At Biogen, our mission is clear: we are pioneers in neuroscience. Since our founding in 1978 as one of the world’s first global biotechnology companies, Biogen has led innovative scientific research with the goal over the last decade to defeat devastating neurological diseases.
We believe that no other disease area holds as much need or as much promise for medical breakthroughs as neuroscience. Our focus on neuroscience, our deep scientific expertise and our courage to take risks make us leaders in the research and development of medicines to transform neuroscience to benefit society.

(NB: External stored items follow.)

template <int NP, int RINGB, bool H = false>
__device__ __forceinline__ void rc_run_batch(const RescoreParams& P, const Frag16& F, unsigned char* mine, const unsigned* krow, float* ksc, unsigned qaddr,
                                             int base, int total, int lane) {
    const int d = P.dp;
    const int n8 = (P.d + 7) >> 3;
    const int nchunks = H ? (n8 + 7) >> 3 : (d + RC_CHUNK - 1) / RC_CHUNK;
    float inv = 1.0f;
    if constexpr (H) inv = F.scale[1];
        constexpr int BUFB = NP * 1024;
        constexpr int DEPTH_RAW = RINGB / BUFB;
        constexpr int DEPTH = DEPTH_RAW > 16 ? 16 : ((DEPTH_RAW - 1) * NP > 60 ? 60 / NP + 1 : DEPTH_RAW);
        static_assert(DEPTH >= 2 && (DEPTH - 1) * NP <= 63, "vmcnt literal");
        const int nrows = min(RC_ROWS, total - base);
        const float* src[NP];
        unsigned colb[NP];
        int poff[H ? NP : 1];
#pragma unroll
        for (int pc = 0; pc < NP; ++pc) {
            const int o = pc * 1024 + lane * 16;
            const int r = o / RC_PITCH;
            const int cb = o - r * RC_PITCH;
            const bool okl = r < nrows && cb < RC_CHUNK * 4;
            const int i = base + (okl ? r : 0);
            if constexpr (H) {
                poff[pc] = okl ? 4 * frag16_piece_off(cb / 16, F.f16x16) : 0;
                src[pc] = reinterpret_cast<const float*>(F.frag + frag16_piece((long long)krow[i], 0, F.KG16, F.f16x16)) + poff[pc];
            } else {
                src[pc] = P.rows + (size_t)krow[i] * d + (okl ? cb / 4 : 0);
            }
            colb[pc] = okl ? (unsigned)cb : 0u;
        }
        auto issue = [&](int c, unsigned char* buf) {
            const int cbytes = H ? min(8, n8 - c * 8) * 16 : min(RC_CHUNK, d - c * RC_CHUNK) * 4;
#pragma unroll
            for (int pc = 0; pc < NP; ++pc) {
                const float* s_;
                if constexpr (H) s_ = src[pc] + c * 1024 - ((int)colb[pc] < cbytes ? 0 : poff[pc]);
                else s_ = src[pc] + c * RC_CHUNK - ((int)colb[pc] < cbytes ? 0 : (int)colb[pc] / 4);
                glds16(reinterpret_cast<const float4*>(s_), reinterpret_cast<float4*>(buf + pc * 1024));
            }
        };
        float acc = 0.0f;
#pragma unroll
        for (int c = 0; c < DEPTH - 1; ++c)
            if (c < nchunks) issue(c, mine + c * BUFB);
        int slot = 0;
        for (int c = 0; c < nchunks; ++c) {
            unsigned char* cur = mine + slot * BUFB;
            if (c + DEPTH - 1 < nchunks) {
                issue(c + DEPTH - 1, mine + (slot == 0 ? DEPTH - 1 : slot - 1) * BUFB);
                asm volatile("s_waitcnt vmcnt(%0)" :: "n"((DEPTH - 1) * NP) : "memory");
            } else {
                asm volatile("s_waitcnt vmcnt(0)" ::: "memory");
            }
            slot = slot + 1 == DEPTH ? 0 : slot + 1;
            if constexpr (H) {
              if (lane < nrows) {
                typedef float f32x4 __attribute__((ext_vector_type(4)));
                const unsigned xa = (unsigned)reinterpret_cast<uintptr_t>(cur) + (unsigned)lane * RC_PITCH;
                const unsigned qa = qaddr + (unsigned)c * 256u;
                const int np8 = min(8, n8 - c * 8);
                for (int st = 0; st * 4 < np8; ++st) {
                    f32x4 xv[4], qq[8];
                    const unsigned xo = xa + st * 64u, qo = qa + st * 128u;
                    asm volatile("ds_read_b128 %0, %12\n\tds_read_b128 %1, %12 offset:16\n\tds_read_b128 %2, %12 offset:32\n\t"
                                 "ds_read_b128 %3, %12 offset:48\n\t"
                                 "ds_read_b128 %4, %13\n\tds_read_b128 %5, %13 offset:16\n\tds_read_b128 %6, %13 offset:32\n\t"
                                 "ds_read_b128 %7, %13 offset:48\n\tds_read_b128 %8, %13 offset:64\n\tds_read_b128 %9, %13 offset:80\n\t"
                                 "ds_read_b128 %10, %13 offset:96\n\tds_read_b128 %11, %13 offset:112\n\ts_waitcnt lgkmcnt(0)"
                                 : "=&v"(xv[0]), "=&v"(xv[1]), "=&v"(xv[2]), "=&v"(xv[3]),
                                   "=&v"(qq[0]), "=&v"(qq[1]), "=&v"(qq[2]), "=&v"(qq[3]), "=&v"(qq[4]), "=&v"(qq[5]), "=&v"(qq[6]), "=&v"(qq[7])
                                 : "v"(xo), "v"(qo) : "memory");
                    const int nv = min(4, np8 - st * 4);
#pragma unroll
                    for (int t = 0; t < 4; ++t) {
                        if (t < nv) {
                            const half8 hv = __builtin_bit_cast(half8, xv[t]);
                            acc = __builtin_fmaf(qq[2 * t].x, (float)hv[0] * inv, acc); acc = __builtin_fmaf(qq[2 * t].y, (float)hv[1] * inv, acc);
                            acc = __builtin_fmaf(qq[2 * t].z, (float)hv[2] * inv, acc); acc = __builtin_fmaf(qq[2 * t].w, (float)hv[3] * inv, acc);
                            acc = __builtin_fmaf(qq[2 * t + 1].x, (float)hv[4] * inv, acc); acc = __builtin_fmaf(qq[2 * t + 1].y, (float)hv[5] * inv, acc);
                            acc = __builtin_fmaf(qq[2 * t + 1].z, (float)hv[6] * inv, acc); acc = __builtin_fmaf(qq[2 * t + 1].w, (float)hv[7] * inv, acc);
                        }
                    }
                }
              }
            } else if (lane < nrows) {
                typedef float f32x4 __attribute__((ext_vector_type(4)));
                const unsigned xa = (unsigned)reinterpret_cast<uintptr_t>(cur) + (unsigned)lane * RC_PITCH;
                const unsigned qa = qaddr + (unsigned)c * RC_CHUNK * 4u;
                const int nsteps = (min(RC_CHUNK, d - c * RC_CHUNK) + 31) / 32;
                const int tail = min(RC_CHUNK, d - c * RC_CHUNK) - (nsteps - 1) * 32;
                for (int st = 0; st < nsteps; ++st) {
                    f32x4 xv[8], qq[8];
                    const unsigned xo = xa + st * 128u, qo = qa + st * 128u;
                    asm volatile("ds_read_b128 %0, %16\n\tds_read_b128 %1, %16 offset:16\n\tds_read_b128 %2, %16 offset:32\n\t"
                                 "ds_read_b128 %3, %16 offset:48\n\tds_read_b128 %4, %16 offset:64\n\tds_read_b128 %5, %16 offset:80\n\t"
                                 "ds_read_b128 %6, %16 offset:96\n\tds_read_b128 %7, %16 offset:112\n\t"
                                 "ds_read_b128 %8, %17\n\tds_read_b128 %9, %17 offset:16\n\tds_read_b128 %10, %17 offset:32\n\t"
                                 "ds_read_b128 %11, %17 offset:48\n\tds_read_b128 %12, %17 offset:64\n\tds_read_b128 %13, %17 offset:80\n\t"
                                 "ds_read_b128 %14, %17 offset:96\n\tds_read_b128 %15, %17 offset:112\n\ts_waitcnt lgkmcnt(0)"
                                 : "=&v"(xv[0]), "=&v"(xv[1]), "=&v"(xv[2]), "=&v"(xv[3]), "=&v"(xv[4]), "=&v"(xv[5]), "=&v"(xv[6]), "=&v"(xv[7]),
                                   "=&v"(qq[0]), "=&v"(qq[1]), "=&v"(qq[2]), "=&v"(qq[3]), "=&v"(qq[4]), "=&v"(qq[5]), "=&v"(qq[6]), "=&v"(qq[7])
                                 : "v"(xo), "v"(qo) : "memory");
                    const int nv = st + 1 < nsteps ? 8 : tail / 4;
#pragma unroll
                    for (int t = 0; t < 8; ++t) {
                        if (t < nv) {
                            acc = __builtin_fmaf(qq[t].x, xv[t].x, acc); acc = __builtin_fmaf(qq[t].y, xv[t].y, acc);
                            acc = __builtin_fmaf(qq[t].z, xv[t].z, acc); acc = __builtin_fmaf(qq[t].w, xv[t].w, acc);
                        }
                    }
                }
            }
        }
        if (lane < nrows) ksc[base + lane] = acc;
}
template <bool SMALL, bool H = false>
__device__ __forceinline__ void rc_stream_batch(const RescoreParams& P, const Frag16& F, unsigned char* mine, const unsigned* krow, float* ksc, unsigned qaddr,
                                                int base, int total, int lane) {
    constexpr int RINGB = SMALL ? RC_SMALL_RING : RC_DEPTH * RC_BUF;
    const int np = (min(RC_ROWS, total - base) * RC_PITCH + 1023) / 1024;
    if (np <= 2) rc_run_batch<2, RINGB, H>(P, F, mine, krow, ksc, qaddr, base, total, lane);
    else if (SMALL || (np <= 4 && RC_PIECES > 4)) rc_run_batch<(RC_PIECES > 4 ? 4 : RC_PIECES), RINGB, H>(P, F, mine, krow, ksc, qaddr, base, total, lane);
    else { if constexpr (!SMALL) rc_run_batch<RC_PIECES, RINGB, H>(P, F, mine, krow, ksc, qaddr, base, total, lane); }
}
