@@ -568,8 +672,24 @@
   return IUNET_OK;
 }
 
-int iunet_convT_dgrad(int dtype, int nd, const void* dy, long long dy_ss, void* dx, long long dx_ss, const void* wpk,
-                      int N, int D, int H, int W, int Cin, int Cout, void* stream) {
+static int convT_dgrad_grid(int nd, int N, int D, int H, int W, int Cin, int Cout, int* nci_out) {
+  const long long waves = (long long)N * D * H * ((W + 15) / 16);
+  const int nk = Cout / 32;
+  if (nk <= 4 && waves >= 256) {
+    const int nci = (nk <= 2 && (Cin / 32) % 2 == 0 && (nd == 3 ? 8 : 4) * nk * 2 * 1024 * 2 <= 32768) ? 2 : 1;
+    long long gx = (waves + 7) / 8;
+    const int cap = 1024 / (Cin / 32 / nci);
+    if (gx > cap) gx = cap;
+    *nci_out = nci;
+    return (int)gx;
+  }
+  *nci_out = 0;
+  return (int)((waves + 3) / 4);
+}
+
+static int convT_dgrad_impl(int dtype, int nd, const void* dy, long long dy_ss, void* dx, long long dx_ss, const void* wpk, float* stats,
+                            const void* bw_y, long long bw_y_ss, const float* const* bw_par, int N, int D, int H, int W, int Cin, int Cout,
+                            void* stream) {
   DT_OK(dtype);
   IUNET_REQUIRE(dy && dx && wpk, "convT_dgrad: null pointer");
   IUNET_REQUIRE(nd == 2 || nd == 3, "convT_dgrad: nd must be 2 or 3");
@@ -577,16 +697,22 @@
   IUNET_REQUIRE(Cin >= 32 && Cout >= 32 && Cin % 32 == 0 && Cout % 32 == 0, "convT_dgrad: channels must be positive multiples of 32 (%d, %d)", Cin, Cout);
   ConvTDgradParams p;
   p.dy = dy; p.dy_ss = dy_ss; p.dx = dx; p.dx_ss = dx_ss; p.wpk = wpk; p.N = N; p.D = D; p.H = H; p.W = W; p.Cin = Cin; p.Cout = Cout;
+  const bool bw = bw_y != nullptr;
+  p.stats = stats; p.bw_y = bw_y; p.bw_y_ss = bw_y_ss;
+  p.bw_mean = bw ? bw_par[0] : nullptr; p.bw_invstd = bw ? bw_par[1] : nullptr; p.bw_scale = bw ? bw_par[2] : nullptr; p.bw_shift = bw ? bw_par[3] : nullptr;
   const long long waves = (long long)N * D * H * ((W + 15) / 16);
+  IUNET_REQUIRE(waves + 7 < (1ll << 31), "convT_dgrad: too many voxel groups (%lld)", waves);
   const int nk = Cout / 32;
-  if (nk <= 4 && waves >= 256) {
-    const int nci = (nk <= 2 && (Cin / 32) % 2 == 0 && (nd == 3 ? 8 : 4) * nk * 2 * 1024 * 2 <= 32768) ? 2 : 1;
-    const int lds = (nd == 3 ? 8 : 4) * nk * 2 * 1024 * nci;
-    int gx = (int)((waves + 7) / 8);
-    const int cap = 1024 / (Cin / 32 / nci);
-    if (gx > cap) gx = cap;
+  int nci = 0;
+  const int gx = convT_dgrad_grid(nd, N, D, H, W, Cin, Cout, &nci);
+  if (nci > 0) {
+    const int lds = (nd == 3 ? 8 : 4) * nk * 2 * 1024 * nci + (bw ? nci * 1536 : 0);
     dim3 g2(gx, Cin / 32 / nci);
-#define CDL(TT, NDV, NKV) do { if (nci == 2) { IUNET_SET_MAX_LDS((convT_dgrad_lds_kernel<TT, NDV, NKV, 2>), lds); \
+#define CDL(TT, NDV, NKV) do { if (bw && nci == 2) { IUNET_SET_MAX_LDS((convT_dgrad_lds_kernel<TT, NDV, NKV, 2, true>), lds); \
+      hipLaunchKernelGGL((convT_dgrad_lds_kernel<TT, NDV, NKV, 2, true>), g2, dim3(256), lds, (hipStream_t)stream, p); } \
+    else if (bw) { IUNET_SET_MAX_LDS((convT_dgrad_lds_kernel<TT, NDV, NKV, 1, true>), lds); \
+      hipLaunchKernelGGL((convT_dgrad_lds_kernel<TT, NDV, NKV, 1, true>), g2, dim3(256), lds, (hipStream_t)stream, p); } \
+    else if (nci == 2) { IUNET_SET_MAX_LDS((convT_dgrad_lds_kernel<TT, NDV, NKV, 2>), lds); \
       hipLaunchKernelGGL((convT_dgrad_lds_kernel<TT, NDV, NKV, 2>), g2, dim3(256), lds, (hipStream_t)stream, p); } \
     else { IUNET_SET_MAX_LDS((convT_dgrad_lds_kernel<TT, NDV, NKV, 1>), lds); \
       hipLaunchKernelGGL((convT_dgrad_lds_kernel<TT, NDV, NKV, 1>), g2, dim3(256), lds, (hipStream_t)stream, p); } } while (0)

We aspire to transform patients’ lives and Biogen by making personalized & digital medicine in neuroscience a reality. Powered by data science and digital technologies, we drive solutions to advance research, clinical care, and patient empowerment. We believe that now, more than ever, biology and technology should go hand-in-hand to better meet patient needs, while enabling a shift towards more prevention-focused, affordable, and equitable care.
We came to Biogen to solve the unsolvable. We stay to create new possibilities and grow together. We work fearlessly and go beyond because we care deeply about making a difference and changing lives. All legitimate correspondence from a Biogen employee will come from “@biogen.com” or “@smartrecruiters.com” email accounts.
Our mission is to advance science in the development and approval of medications to benefit the greatest number of patients in a timely manner. Our ability to successfully complete the regulatory pathway and achieve the goal of broad therapeutic access for patients is essential to this mission.
Clinical trials are the main way for patients to access investigational therapies.
Biogen’s clinical trials are conducted to test the safety and effectiveness of investigational therapies so that regulatory authorities – such as the FDA in the United States and the EMA in Europe – can decide whether or not these therapies can be approved as a treatment for a disease. Biogen strives to design and run clinical trials that will provide these regulatory agencies with the data they need to determine if an investigational therapy is beneficial to people.
To participate in a clinical trial, a patient must meet the inclusion/exclusion (eligibility) criteria. These criteria are important because they help researchers identify people who can participate. The criteria also help researchers identify a group of people with similar characteristics of a disease, making it easier and quicker for the researchers to evaluate the investigational therapy – potentially leading to faster review and approval. Read more about clinical trials here.
Sometimes, patients with serious and/or life-threatening diseases or conditions who do not qualify for a clinical trial may seek medical products that are not yet approved or available in their country.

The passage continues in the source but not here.